TASK INSTRUCTIONS - In full and without alteration, print the entries.

INFORMATION PROVIDED -
# Luckick/EAGCN

Hardware: AMD Instinct MI355X
Metric: molecules/sec fwd+bwd, 2-layer 5-view EAGCN, Tox21 batch (higher is better)
Workload: dtype f32 (bf16x3 split, fp32 accumulate): every fp32 operand leaves its producer as three bf16 planes, six v_mfma_f32_32x32x16_bf16 piece products per 16 k rebuild the fp32 product (csrc/gemm_bx3.hip); aggregation, BatchNorm, head, first layer fp32

## Files before the change

eagcn_amd/_lib.py:

```python
import ctypes as C
import os

_HERE = os.path.dirname(os.path.abspath(__file__))
LIB_PATH = os.path.join(_HERE, 'lib', 'libeagcn_hip.so')

MAX_VIEWS = 8
MAX_SEGS = 8
META_WORDS = 16
META_NLOG = 8
META_T, META_NMAX, META_NTILES, META_BAD_ADJ, META_BAD_REL, META_NEDGE, META_OVERFLOW, META_EDGE_OVERFLOW = range(8)
META_NBLK = 9
STRUCT_CONCATE, STRUCT_WEIGHTED = 0, 1

_fp = C.c_void_p


class Batch(C.Structure):
    _fields_ = [('B', C.c_int32), ('N', C.c_int32), ('K', C.c_int32), ('ldc', C.c_int32),
                ('T', C.c_int32), ('n_max', C.c_int32), ('n_tiles', C.c_int32),
                ('channels', C.c_int32 * MAX_VIEWS),
                ('code', _fp), ('deg_bn', _fp), ('nat', _fp), ('row0', _fp), ('tile0', _fp),
                ('meta', _fp), ('row_mol', _fp), ('row_loc', _fp), ('row_m', _fp), ('row_deg', _fp),
                ('tile_mol', _fp), ('row_info', _fp), ('tile_info', _fp),
                ('rel_vec', _fp * MAX_VIEWS), ('rel_c', C.c_int32 * MAX_VIEWS),
# ... 72 lines not shown

class HeadGrads(C.Structure):
    _fields_ = [(n, _fp) for n in ('d_den1_w', 'd_den2_w', 'd_den3_w', 'd_gbn_w', 'd_gbn_b', 'd_bn1_w', 'd_bn1_b',
                                   'd_bn2_w', 'd_bn2_b')]


class Model(C.Structure):
    _fields_ = [('n_layers', C.c_int32), ('molfp_mode', C.c_int32), ('training', C.c_int32),
                ('head_seed', C.c_uint64), ('head_seed_dev', _fp), ('input_packed', C.c_int32), ('aux_stream', _fp),
                ('layer', LayerParams * 4), ('head', HeadParams), ('stats_hook', _fp), ('stats_user', _fp),
                ('stats_world', C.c_int32), ('fuse_readout', C.c_int32), ('fwd_signal', _fp), ('wait_flag', _fp), ('start_signal', _fp)]


class StepLoss(C.Structure):
    _fields_ = [('kind', C.c_int32), ('labels', _fp), ('class_weight', _fp), ('loss', _fp), ('scale', _fp), ('dout', _fp)]


ALLREDUCE_FN = C.CFUNCTYPE(C.c_int, C.c_void_p, C.c_int, C.c_void_p, C.c_void_p)


SIGNATURES = {
    'eagcn_abi_version': (C.c_int, []),
    'eagcn_struct_size': (C.c_size_t, [C.c_int]),
    'eagcn_last_error': (C.c_char_p, []),
    'eagcn_pad16': (C.c_int, [C.c_int]),
    'eagcn_layer_out_ld': (C.c_int, [C.POINTER(LayerParams)]),
    'eagcn_layer_fp': (C.c_int, [C.POINTER(LayerParams)]),
    'eagcn_layer_packed_bytes': (C.c_size_t, [C.POINTER(Batch), C.POINTER(LayerParams)]),
    'eagcn_layer_fwd_scratch_bytes': (C.c_size_t, [C.POINTER(Batch), C.POINTER(LayerParams)]),
    'eagcn_layer_bwd_scratch_bytes': (C.c_size_t, [C.POINTER(Batch), C.POINTER(LayerParams)]),
    'eagcn_index_build': (C.c_int, [_fp, C.POINTER(_fp), C.POINTER(Batch), _fp, _fp]),
    'eagcn_index_from_bonds': (C.c_int, [_fp, _fp, _fp, _fp, C.c_int64, C.POINTER(Batch), _fp, _fp]),
    'eagcn_index_rows': (C.c_int, [C.POINTER(Batch), _fp]),
    'eagcn_set_gemm_mode': (C.c_int, [C.c_int]),
    'eagcn_stream_wait_counter': (C.c_int, [_fp, C.c_uint32, _fp]),
    'eagcn_stream_signal_flag': (C.c_int, [_fp, _fp]),
    'eagcn_stream_wait_flag': (C.c_int, [_fp, C.c_double, _fp]),
    'eagcn_stream_wait_timeouts': (C.c_int, []),
    'eagcn_stream_wait_reset': (None, []),
    'eagcn_adam_step': (C.c_int, [_fp, _fp, _fp, _fp, C.c_int64, _fp, _fp, _fp, _fp]),
    'eagcn_agg_wants_bond_lists': (C.c_int, [C.c_int, C.c_int]),
    'eagcn_agg_wants_bond_lists_for': (C.c_int, [C.c_int, C.c_int, C.c_int]),
    'eagcn_bx3_used_splits': (C.c_int, [C.c_int, C.c_int, C.c_int, C.c_int]),
    'eagcn_set_bx3_wide': (C.c_int, [C.c_int]),
    'eagcn_bx3_pair_used_splits': (C.c_int, [C.c_int] * 7),
    'eagcn_bx3_plane_elems': (C.c_size_t, [C.c_int, C.c_int]),
    'eagcn_bx3_split': (C.c_int, [_fp, C.c_int, C.c_int, _fp, C.c_size_t, C.c_int, C.c_int, _fp]),
    'eagcn_gemm_bx3': (C.c_int, [C.c_int, C.c_int, C.c_int, C.c_int, _fp, C.c_size_t, C.c_int, C.c_int, _fp, C.c_size_t, C.c_int, C.c_int,
# ... 99 lines not shown
        return _lib
    if not os.path.exists(LIB_PATH):
        raise EagcnHipError(
            'libeagcn_hip.so is not built (%s). Run `python -c "import __graft_entry__ as g; g.build()"` '
            'or `python -m eagcn_amd.build`; eagcn_amd has no CPU fallback.' % LIB_PATH)
    lib = C.CDLL(LIB_PATH)
    lib.eagcn_abi_version.restype = C.c_int
    if lib.eagcn_abi_version() != ABI_VERSION:
        raise EagcnHipError('libeagcn_hip.so speaks ABI version %d, this binding version %d: rebuild it '
                            '(`python -c "import __graft_entry__ as g; g.build()"`)' % (lib.eagcn_abi_version(), ABI_VERSION))
    for name, (res, args) in SIGNATURES.items():
        fn = getattr(lib, name)
        fn.restype = res
        fn.argtypes = args
    for which, cls in ((0, Batch), (1, Layout), (2, LayerParams), (3, LayerBufs), (4, LayerGrads), (5, HeadParams), (6, HeadGrads),
                       (7, Model), (10, StepLoss)):
        if lib.eagcn_struct_size(which) != C.sizeof(cls):
            raise EagcnHipError('ABI mismatch: %s is %d bytes here, %d in libeagcn_hip.so'
                                % (cls.__name__, C.sizeof(cls), lib.eagcn_struct_size(which)))
    _lib = lib
    return lib


def check(rc, what):
    if rc != 0:
        msg = load().eagcn_last_error()
        raise EagcnHipError('%s failed (%d): %s' % (what, rc, msg.decode() if msg else '?'))


def pad16(w):
    return (int(w) + 15) & ~15
# ... 14 lines not shown
```

eagcn_amd/csrc/api.cpp:

```cpp
#include <hip/hip_runtime_api.h>
#include <stdarg.h>
#include <stdint.h>
#include <stdio.h>

#include <vector>

#include "../../include/eagcn_hip.h"
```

EXERCISE ANSWER -
# Luckick/EAGCN

Hardware: AMD Instinct MI355X
Metric: molecules/sec fwd+bwd, 2-layer 5-view EAGCN, Tox21 batch (higher is better)
Workload: dtype f32 (bf16x3 split, fp32 accumulate): every fp32 operand leaves its producer as three bf16 planes, six v_mfma_f32_32x32x16_bf16 piece products per 16 k rebuild the fp32 product (csrc/gemm_bx3.hip); aggregation, BatchNorm, head, first layer fp32

## Files before the change

eagcn_amd/_lib.py:

```python
import ctypes as C
import os

_HERE = os.path.dirname(os.path.abspath(__file__))
LIB_PATH = os.path.join(_HERE, 'lib', 'libeagcn_hip.so')

MAX_VIEWS = 8
MAX_SEGS = 8
META_WORDS = 16
META_NLOG = 8
META_T, META_NMAX, META_NTILES, META_BAD_ADJ, META_BAD_REL, META_NEDGE, META_OVERFLOW, META_EDGE_OVERFLOW = range(8)
META_NBLK = 9
STRUCT_CONCATE, STRUCT_WEIGHTED = 0, 1

_fp = C.c_void_p


class Batch(C.Structure):
    _fields_ = [('B', C.c_int32), ('N', C.c_int32), ('K', C.c_int32), ('ldc', C.c_int32),
                ('T', C.c_int32), ('n_max', C.c_int32), ('n_tiles', C.c_int32),
                ('channels', C.c_int32 * MAX_VIEWS),
                ('code', _fp), ('deg_bn', _fp), ('nat', _fp), ('row0', _fp), ('tile0', _fp),
                ('meta', _fp), ('row_mol', _fp), ('row_loc', _fp), ('row_m', _fp), ('row_deg', _fp),
                ('tile_mol', _fp), ('row_info', _fp), ('tile_info', _fp),
                ('rel_vec', _fp * MAX_VIEWS), ('rel_c', C.c_int32 * MAX_VIEWS),
# ... 72 lines not shown

class HeadGrads(C.Structure):
    _fields_ = [(n, _fp) for n in ('d_den1_w', 'd_den2_w', 'd_den3_w', 'd_gbn_w', 'd_gbn_b', 'd_bn1_w', 'd_bn1_b',
                                   'd_bn2_w', 'd_bn2_b')]


class Model(C.Structure):
    _fields_ = [('n_layers', C.c_int32), ('molfp_mode', C.c_int32), ('training', C.c_int32),
                ('head_seed', C.c_uint64), ('head_seed_dev', _fp), ('input_packed', C.c_int32), ('aux_stream', _fp),
                ('layer', LayerParams * 4), ('head', HeadParams), ('stats_hook', _fp), ('stats_user', _fp),
                ('stats_world', C.c_int32), ('fuse_readout', C.c_int32), ('fwd_signal', _fp), ('wait_flag', _fp), ('start_signal', _fp)]


class StepLoss(C.Structure):
    _fields_ = [('kind', C.c_int32), ('labels', _fp), ('class_weight', _fp), ('loss', _fp), ('scale', _fp), ('dout', _fp)]


ALLREDUCE_FN = C.CFUNCTYPE(C.c_int, C.c_void_p, C.c_int, C.c_void_p, C.c_void_p)


SIGNATURES = {
    'eagcn_abi_version': (C.c_int, []),
    'eagcn_struct_size': (C.c_size_t, [C.c_int]),
    'eagcn_last_error': (C.c_char_p, []),
    'eagcn_pad16': (C.c_int, [C.c_int]),
    'eagcn_layer_out_ld': (C.c_int, [C.POINTER(LayerParams)]),
    'eagcn_layer_fp': (C.c_int, [C.POINTER(LayerParams)]),
    'eagcn_layer_packed_bytes': (C.c_size_t, [C.POINTER(Batch), C.POINTER(LayerParams)]),
    'eagcn_layer_fwd_scratch_bytes': (C.c_size_t, [C.POINTER(Batch), C.POINTER(LayerParams)]),
    'eagcn_layer_bwd_scratch_bytes': (C.c_size_t, [C.POINTER(Batch), C.POINTER(LayerParams)]),
    'eagcn_index_build': (C.c_int, [_fp, C.POINTER(_fp), C.POINTER(Batch), _fp, _fp]),
    'eagcn_index_from_bonds': (C.c_int, [_fp, _fp, _fp, _fp, C.c_int64, C.POINTER(Batch), _fp, _fp]),
    'eagcn_index_rows': (C.c_int, [C.POINTER(Batch), _fp]),
    'eagcn_set_gemm_mode': (C.c_int, [C.c_int]),
    'eagcn_stream_wait_counter': (C.c_int, [_fp, C.c_uint32, _fp]),
    'eagcn_stream_signal_flag': (C.c_int, [_fp, _fp]),
    'eagcn_stream_wait_flag': (C.c_int, [_fp, C.c_double, _fp]),
    'eagcn_stream_wait_timeouts': (C.c_int, []),
    'eagcn_stream_wait_reset': (None, []),
    'eagcn_adam_step': (C.c_int, [_fp, _fp, _fp, _fp, C.c_int64, _fp, _fp, _fp, _fp]),
    'eagcn_agg_wants_bond_lists': (C.c_int, [C.c_int, C.c_int]),
    'eagcn_agg_wants_bond_lists_for': (C.c_int, [C.c_int, C.c_int, C.c_int]),
    'eagcn_bx3_used_splits': (C.c_int, [C.c_int, C.c_int, C.c_int, C.c_int]),
    'eagcn_set_bx3_wide': (C.c_int, [C.c_int]),
    'eagcn_bx3_pair_used_splits': (C.c_int, [C.c_int] * 7),
    'eagcn_bx3_plane_elems': (C.c_size_t, [C.c_int, C.c_int]),
    'eagcn_bx3_split': (C.c_int, [_fp, C.c_int, C.c_int, _fp, C.c_size_t, C.c_int, C.c_int, _fp]),
    'eagcn_gemm_bx3': (C.c_int, [C.c_int, C.c_int, C.c_int, C.c_int, _fp, C.c_size_t, C.c_int, C.c_int, _fp, C.c_size_t, C.c_int, C.c_int,
# ... 99 lines not shown
        return _lib
    if not os.path.exists(LIB_PATH):
        raise EagcnHipError(
            'libeagcn_hip.so is not built (%s). Run `python -c "import __graft_entry__ as g; g.build()"` '
            'or `python -m eagcn_amd.build`; eagcn_amd has no CPU fallback.' % LIB_PATH)
    lib = C.CDLL(LIB_PATH)
    lib.eagcn_abi_version.restype = C.c_int
    if lib.eagcn_abi_version() != ABI_VERSION:
        raise EagcnHipError('libeagcn_hip.so speaks ABI version %d, this binding version %d: rebuild it '
                            '(`python -c "import __graft_entry__ as g; g.build()"`)' % (lib.eagcn_abi_version(), ABI_VERSION))
    for name, (res, args) in SIGNATURES.items():
        fn = getattr(lib, name)
        fn.restype = res
        fn.argtypes = args
    for which, cls in ((0, Batch), (1, Layout), (2, LayerParams), (3, LayerBufs), (4, LayerGrads), (5, HeadParams), (6, HeadGrads),
                       (7, Model), (10, StepLoss)):
        if lib.eagcn_struct_size(which) != C.sizeof(cls):
            raise EagcnHipError('ABI mismatch: %s is %d bytes here, %d in libeagcn_hip.so'
                                % (cls.__name__, C.sizeof(cls), lib.eagcn_struct_size(which)))
    _lib = lib
    return lib


def check(rc, what):
    if rc != 0:
        msg = load().eagcn_last_error()
        raise EagcnHipError('%s failed (%d): %s' % (what, rc, msg.decode() if msg else '?'))


def pad16(w):
    return (int(w) + 15) & ~15
# ... 14 lines not shown
```

eagcn_amd/csrc/api.cpp:

```cpp
#include <hip/hip_runtime_api.h>
#include <stdarg.h>
#include <stdint.h>
#include <stdio.h>

#include <vector>

#include "../../include/eagcn_hip.h"
```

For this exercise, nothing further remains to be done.